● REQUIREMENT
Your answer needs to include each line of the records in which the string "bblk" can be found.

● ENTRIES PROVIDED
++++

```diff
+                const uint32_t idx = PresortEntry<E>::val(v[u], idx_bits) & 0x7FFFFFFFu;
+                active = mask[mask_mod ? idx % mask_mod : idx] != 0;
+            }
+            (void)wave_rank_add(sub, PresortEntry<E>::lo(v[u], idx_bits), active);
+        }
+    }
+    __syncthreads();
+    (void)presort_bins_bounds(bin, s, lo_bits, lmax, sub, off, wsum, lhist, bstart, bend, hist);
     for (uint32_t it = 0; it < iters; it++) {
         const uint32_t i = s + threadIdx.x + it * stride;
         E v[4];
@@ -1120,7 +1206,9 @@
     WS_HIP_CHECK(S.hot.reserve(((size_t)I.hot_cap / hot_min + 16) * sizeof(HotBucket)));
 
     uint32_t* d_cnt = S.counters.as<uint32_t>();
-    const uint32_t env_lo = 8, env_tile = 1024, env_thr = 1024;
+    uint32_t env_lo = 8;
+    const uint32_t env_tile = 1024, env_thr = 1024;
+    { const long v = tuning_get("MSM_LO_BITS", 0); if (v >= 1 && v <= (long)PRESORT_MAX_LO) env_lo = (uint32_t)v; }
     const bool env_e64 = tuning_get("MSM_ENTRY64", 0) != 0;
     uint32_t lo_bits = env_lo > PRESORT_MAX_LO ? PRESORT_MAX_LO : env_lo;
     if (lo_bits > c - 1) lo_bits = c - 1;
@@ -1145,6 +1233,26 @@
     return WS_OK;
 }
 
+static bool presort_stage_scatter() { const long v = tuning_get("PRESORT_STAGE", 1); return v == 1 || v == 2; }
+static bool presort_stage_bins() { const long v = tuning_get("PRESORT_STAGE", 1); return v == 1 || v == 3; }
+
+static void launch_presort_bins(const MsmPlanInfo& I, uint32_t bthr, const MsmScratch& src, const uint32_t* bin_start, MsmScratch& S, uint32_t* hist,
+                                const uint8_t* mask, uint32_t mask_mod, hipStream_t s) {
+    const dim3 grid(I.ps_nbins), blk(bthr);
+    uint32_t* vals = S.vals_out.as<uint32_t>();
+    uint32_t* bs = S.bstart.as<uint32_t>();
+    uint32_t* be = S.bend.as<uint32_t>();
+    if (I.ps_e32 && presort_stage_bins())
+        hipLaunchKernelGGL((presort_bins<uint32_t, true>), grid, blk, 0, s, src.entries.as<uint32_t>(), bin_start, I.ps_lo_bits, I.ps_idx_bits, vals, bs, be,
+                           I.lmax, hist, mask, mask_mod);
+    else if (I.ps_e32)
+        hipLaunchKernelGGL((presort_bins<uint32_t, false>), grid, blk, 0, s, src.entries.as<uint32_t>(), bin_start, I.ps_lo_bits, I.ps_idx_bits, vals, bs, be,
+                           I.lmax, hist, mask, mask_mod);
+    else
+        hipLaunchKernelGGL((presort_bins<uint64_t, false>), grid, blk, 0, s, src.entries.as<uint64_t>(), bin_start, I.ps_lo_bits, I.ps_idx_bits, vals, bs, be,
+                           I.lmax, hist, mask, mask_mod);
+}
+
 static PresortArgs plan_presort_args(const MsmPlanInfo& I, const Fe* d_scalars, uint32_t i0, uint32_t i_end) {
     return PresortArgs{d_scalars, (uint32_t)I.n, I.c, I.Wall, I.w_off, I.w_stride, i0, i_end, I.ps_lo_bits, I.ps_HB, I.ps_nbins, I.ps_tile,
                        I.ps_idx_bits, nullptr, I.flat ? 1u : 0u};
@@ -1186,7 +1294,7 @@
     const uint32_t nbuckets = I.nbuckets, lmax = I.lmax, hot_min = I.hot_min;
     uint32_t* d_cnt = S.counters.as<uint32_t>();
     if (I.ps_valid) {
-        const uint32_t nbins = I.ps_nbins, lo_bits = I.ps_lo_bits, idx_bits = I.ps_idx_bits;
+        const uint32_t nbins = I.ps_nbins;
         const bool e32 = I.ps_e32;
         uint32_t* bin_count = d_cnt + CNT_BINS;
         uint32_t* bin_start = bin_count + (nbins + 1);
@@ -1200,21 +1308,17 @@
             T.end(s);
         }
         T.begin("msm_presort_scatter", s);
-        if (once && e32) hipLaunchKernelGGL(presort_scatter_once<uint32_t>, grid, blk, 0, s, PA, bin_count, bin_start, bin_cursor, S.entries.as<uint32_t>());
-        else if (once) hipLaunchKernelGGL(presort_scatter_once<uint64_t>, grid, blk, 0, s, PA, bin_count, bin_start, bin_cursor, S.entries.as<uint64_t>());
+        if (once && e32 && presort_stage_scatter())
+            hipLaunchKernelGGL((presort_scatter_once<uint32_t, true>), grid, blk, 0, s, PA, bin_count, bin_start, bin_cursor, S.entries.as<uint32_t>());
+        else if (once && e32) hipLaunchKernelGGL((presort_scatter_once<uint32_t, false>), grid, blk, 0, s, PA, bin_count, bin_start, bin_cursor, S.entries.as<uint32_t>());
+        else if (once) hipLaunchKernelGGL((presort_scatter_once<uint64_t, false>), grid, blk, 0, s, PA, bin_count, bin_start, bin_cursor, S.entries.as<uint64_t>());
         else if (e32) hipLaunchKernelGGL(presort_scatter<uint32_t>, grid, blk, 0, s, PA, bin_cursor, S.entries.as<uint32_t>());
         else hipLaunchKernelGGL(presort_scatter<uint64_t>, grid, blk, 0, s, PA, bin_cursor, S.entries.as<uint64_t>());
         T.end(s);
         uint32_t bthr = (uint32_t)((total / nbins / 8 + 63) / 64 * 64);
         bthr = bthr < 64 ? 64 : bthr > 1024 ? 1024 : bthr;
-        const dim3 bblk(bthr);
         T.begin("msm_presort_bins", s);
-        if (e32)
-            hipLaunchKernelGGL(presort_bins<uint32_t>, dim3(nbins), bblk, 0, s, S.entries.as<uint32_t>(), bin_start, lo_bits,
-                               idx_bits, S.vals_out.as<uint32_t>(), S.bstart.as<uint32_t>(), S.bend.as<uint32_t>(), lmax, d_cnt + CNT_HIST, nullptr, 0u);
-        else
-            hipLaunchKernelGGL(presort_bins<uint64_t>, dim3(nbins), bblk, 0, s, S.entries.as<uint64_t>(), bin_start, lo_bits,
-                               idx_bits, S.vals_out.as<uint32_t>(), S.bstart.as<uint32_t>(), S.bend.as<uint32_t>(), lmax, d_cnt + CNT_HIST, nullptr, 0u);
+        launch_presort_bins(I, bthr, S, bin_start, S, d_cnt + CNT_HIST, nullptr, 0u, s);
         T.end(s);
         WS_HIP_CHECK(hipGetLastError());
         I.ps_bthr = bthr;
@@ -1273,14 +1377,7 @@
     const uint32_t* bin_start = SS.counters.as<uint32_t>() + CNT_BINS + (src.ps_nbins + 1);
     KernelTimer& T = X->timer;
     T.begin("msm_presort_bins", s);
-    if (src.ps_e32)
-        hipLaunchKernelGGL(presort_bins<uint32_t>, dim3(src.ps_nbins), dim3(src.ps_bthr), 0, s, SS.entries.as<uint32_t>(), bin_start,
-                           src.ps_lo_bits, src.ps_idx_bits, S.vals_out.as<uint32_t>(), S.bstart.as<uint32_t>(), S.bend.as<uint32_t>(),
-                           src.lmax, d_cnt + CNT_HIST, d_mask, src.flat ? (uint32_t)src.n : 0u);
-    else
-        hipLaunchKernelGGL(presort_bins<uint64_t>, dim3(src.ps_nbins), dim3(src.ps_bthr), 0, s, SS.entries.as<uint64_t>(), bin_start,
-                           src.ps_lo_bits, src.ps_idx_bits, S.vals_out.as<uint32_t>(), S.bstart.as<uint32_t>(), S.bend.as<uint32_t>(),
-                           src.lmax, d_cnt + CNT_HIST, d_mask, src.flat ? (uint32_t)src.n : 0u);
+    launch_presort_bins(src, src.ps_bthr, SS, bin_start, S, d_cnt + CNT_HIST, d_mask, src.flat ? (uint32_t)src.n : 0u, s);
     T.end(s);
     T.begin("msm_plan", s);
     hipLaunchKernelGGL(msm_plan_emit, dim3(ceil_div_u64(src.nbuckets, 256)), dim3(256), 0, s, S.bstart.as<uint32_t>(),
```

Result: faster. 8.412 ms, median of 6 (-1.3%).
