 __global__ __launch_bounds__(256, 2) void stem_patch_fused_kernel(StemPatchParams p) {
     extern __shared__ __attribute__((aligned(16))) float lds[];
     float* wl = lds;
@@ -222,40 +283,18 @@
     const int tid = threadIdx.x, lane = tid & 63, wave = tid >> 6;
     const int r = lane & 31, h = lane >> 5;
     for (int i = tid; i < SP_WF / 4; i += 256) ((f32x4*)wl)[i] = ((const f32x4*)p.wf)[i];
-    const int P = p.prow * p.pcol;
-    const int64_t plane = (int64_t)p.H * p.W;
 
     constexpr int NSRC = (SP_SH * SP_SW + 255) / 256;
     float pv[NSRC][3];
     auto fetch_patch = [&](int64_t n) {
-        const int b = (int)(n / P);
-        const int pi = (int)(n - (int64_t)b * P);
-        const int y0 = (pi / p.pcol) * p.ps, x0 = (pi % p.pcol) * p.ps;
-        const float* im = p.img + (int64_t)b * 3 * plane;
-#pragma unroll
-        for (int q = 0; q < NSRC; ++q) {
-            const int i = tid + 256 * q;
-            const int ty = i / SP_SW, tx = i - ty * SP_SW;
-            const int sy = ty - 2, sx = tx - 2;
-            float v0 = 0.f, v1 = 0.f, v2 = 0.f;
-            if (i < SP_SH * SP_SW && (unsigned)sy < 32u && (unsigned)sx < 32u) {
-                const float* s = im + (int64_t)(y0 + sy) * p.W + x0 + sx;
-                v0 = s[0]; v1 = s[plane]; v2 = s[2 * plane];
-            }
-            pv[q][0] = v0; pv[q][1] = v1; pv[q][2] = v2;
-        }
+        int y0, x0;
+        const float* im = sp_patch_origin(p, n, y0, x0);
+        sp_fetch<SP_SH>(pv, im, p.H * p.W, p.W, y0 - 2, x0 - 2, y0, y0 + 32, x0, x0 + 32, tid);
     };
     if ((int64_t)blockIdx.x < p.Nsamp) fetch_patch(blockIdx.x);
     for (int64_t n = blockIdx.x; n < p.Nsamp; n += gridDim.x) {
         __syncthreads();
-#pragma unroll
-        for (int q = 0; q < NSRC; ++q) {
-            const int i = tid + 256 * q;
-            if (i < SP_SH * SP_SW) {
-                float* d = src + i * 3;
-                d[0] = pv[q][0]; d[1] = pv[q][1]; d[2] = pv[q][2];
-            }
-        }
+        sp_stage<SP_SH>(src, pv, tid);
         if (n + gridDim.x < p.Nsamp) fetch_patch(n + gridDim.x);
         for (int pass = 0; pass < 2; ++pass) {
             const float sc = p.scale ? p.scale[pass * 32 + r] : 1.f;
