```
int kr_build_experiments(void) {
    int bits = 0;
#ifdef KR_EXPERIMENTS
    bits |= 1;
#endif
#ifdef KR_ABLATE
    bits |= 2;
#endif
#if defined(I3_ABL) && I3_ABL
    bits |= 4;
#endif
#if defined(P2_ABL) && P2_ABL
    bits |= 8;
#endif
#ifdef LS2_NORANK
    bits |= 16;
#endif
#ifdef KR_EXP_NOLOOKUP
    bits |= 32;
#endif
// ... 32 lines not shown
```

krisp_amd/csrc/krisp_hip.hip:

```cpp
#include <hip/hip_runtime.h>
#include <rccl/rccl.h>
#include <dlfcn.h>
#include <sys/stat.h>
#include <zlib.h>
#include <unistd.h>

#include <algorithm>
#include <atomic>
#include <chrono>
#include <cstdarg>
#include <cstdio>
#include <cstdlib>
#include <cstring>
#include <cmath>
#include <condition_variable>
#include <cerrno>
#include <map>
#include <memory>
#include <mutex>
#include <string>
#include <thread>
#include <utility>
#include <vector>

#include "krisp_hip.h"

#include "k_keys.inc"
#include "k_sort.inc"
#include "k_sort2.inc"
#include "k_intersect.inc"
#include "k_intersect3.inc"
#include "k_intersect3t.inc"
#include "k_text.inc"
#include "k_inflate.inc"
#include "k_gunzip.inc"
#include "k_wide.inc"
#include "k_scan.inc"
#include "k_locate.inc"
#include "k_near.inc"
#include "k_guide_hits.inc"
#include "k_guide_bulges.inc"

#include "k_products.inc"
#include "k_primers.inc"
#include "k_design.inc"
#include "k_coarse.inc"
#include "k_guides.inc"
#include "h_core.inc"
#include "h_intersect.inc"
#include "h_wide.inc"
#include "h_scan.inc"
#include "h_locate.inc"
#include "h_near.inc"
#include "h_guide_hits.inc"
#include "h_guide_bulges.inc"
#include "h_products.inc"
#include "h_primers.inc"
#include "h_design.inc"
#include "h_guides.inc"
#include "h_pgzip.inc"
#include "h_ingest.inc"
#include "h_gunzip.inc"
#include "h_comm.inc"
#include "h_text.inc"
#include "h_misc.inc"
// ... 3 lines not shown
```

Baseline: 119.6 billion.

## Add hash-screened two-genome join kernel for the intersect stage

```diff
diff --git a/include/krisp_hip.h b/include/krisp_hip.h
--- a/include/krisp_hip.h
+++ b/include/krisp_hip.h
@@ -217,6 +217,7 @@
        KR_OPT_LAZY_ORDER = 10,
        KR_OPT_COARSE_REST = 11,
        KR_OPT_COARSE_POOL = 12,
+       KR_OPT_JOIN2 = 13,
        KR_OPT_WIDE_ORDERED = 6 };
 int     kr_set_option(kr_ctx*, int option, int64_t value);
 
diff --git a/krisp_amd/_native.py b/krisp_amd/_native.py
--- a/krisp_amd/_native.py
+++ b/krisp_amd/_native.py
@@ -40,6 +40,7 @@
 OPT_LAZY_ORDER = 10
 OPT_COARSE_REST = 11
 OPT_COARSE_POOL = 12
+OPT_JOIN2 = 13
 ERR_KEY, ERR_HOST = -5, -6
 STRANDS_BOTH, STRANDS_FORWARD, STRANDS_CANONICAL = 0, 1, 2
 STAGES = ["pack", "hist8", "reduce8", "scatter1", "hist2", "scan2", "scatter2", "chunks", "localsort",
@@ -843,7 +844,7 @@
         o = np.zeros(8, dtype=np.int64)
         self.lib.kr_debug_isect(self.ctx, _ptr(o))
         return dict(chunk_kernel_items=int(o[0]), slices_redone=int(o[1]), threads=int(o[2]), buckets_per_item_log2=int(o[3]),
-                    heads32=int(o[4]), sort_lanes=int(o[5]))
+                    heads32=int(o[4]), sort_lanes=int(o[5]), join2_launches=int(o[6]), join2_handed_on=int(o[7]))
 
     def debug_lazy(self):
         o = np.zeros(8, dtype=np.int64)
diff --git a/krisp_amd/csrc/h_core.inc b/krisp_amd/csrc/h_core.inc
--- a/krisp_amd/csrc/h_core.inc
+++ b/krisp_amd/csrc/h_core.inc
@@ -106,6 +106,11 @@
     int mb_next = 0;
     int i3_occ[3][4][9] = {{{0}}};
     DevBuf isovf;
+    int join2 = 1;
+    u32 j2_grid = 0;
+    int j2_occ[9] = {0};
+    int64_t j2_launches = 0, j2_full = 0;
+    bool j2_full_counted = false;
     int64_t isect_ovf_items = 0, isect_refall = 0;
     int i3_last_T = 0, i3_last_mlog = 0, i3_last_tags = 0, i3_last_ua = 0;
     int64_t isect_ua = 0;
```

++++

● EXERCISE RESPONSE
-        const dim3 bblk(bthr);
-            hipLaunchKernelGGL(presort_bins<uint32_t>, dim3(nbins), bblk, 0, s, S.entries.as<uint32_t>(), bin_start, lo_bits,
-            hipLaunchKernelGGL(presort_bins<uint64_t>, dim3(nbins), bblk, 0, s, S.entries.as<uint64_t>(), bin_start, lo_bits,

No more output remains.